Start of Block
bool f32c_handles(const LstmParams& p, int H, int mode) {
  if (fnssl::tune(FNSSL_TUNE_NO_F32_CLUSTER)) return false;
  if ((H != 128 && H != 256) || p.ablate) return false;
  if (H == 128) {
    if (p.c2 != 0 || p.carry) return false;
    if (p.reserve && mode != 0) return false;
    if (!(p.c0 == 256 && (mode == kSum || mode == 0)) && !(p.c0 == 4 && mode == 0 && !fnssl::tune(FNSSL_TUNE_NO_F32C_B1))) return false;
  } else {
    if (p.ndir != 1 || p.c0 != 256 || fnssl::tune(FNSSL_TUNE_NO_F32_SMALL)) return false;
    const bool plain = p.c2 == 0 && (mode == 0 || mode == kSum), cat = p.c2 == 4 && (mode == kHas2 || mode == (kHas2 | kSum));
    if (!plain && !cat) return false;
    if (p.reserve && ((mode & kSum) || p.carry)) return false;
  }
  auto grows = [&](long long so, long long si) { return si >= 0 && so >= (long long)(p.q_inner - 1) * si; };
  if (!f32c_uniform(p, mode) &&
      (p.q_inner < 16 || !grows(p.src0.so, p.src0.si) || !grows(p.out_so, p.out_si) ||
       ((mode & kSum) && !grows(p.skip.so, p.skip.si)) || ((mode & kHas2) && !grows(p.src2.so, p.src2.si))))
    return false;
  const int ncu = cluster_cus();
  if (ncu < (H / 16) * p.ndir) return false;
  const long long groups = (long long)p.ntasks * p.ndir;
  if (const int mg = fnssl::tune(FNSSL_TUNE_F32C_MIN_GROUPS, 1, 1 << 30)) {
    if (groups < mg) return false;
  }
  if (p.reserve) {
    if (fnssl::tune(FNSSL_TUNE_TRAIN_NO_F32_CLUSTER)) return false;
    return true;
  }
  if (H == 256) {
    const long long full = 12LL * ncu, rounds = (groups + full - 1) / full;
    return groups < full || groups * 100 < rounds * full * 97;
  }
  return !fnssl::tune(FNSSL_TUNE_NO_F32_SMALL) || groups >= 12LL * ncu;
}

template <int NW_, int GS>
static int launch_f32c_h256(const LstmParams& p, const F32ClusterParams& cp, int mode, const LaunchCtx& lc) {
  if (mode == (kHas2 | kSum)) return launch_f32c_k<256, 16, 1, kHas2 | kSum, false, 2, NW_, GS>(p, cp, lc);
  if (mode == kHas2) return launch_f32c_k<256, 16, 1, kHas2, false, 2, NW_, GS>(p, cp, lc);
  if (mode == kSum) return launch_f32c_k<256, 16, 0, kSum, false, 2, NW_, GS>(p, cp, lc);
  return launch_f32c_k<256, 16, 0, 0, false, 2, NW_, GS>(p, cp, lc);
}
End of Block
## Exercise
With the string "bool" as the key, filter the data above and show the lines that match.

## Answer section
bool f32c_handles(const LstmParams& p, int H, int mode) {
    const bool plain = p.c2 == 0 && (mode == 0 || mode == kSum), cat = p.c2 == 4 && (mode == kHas2 || mode == (kHas2 | kSum));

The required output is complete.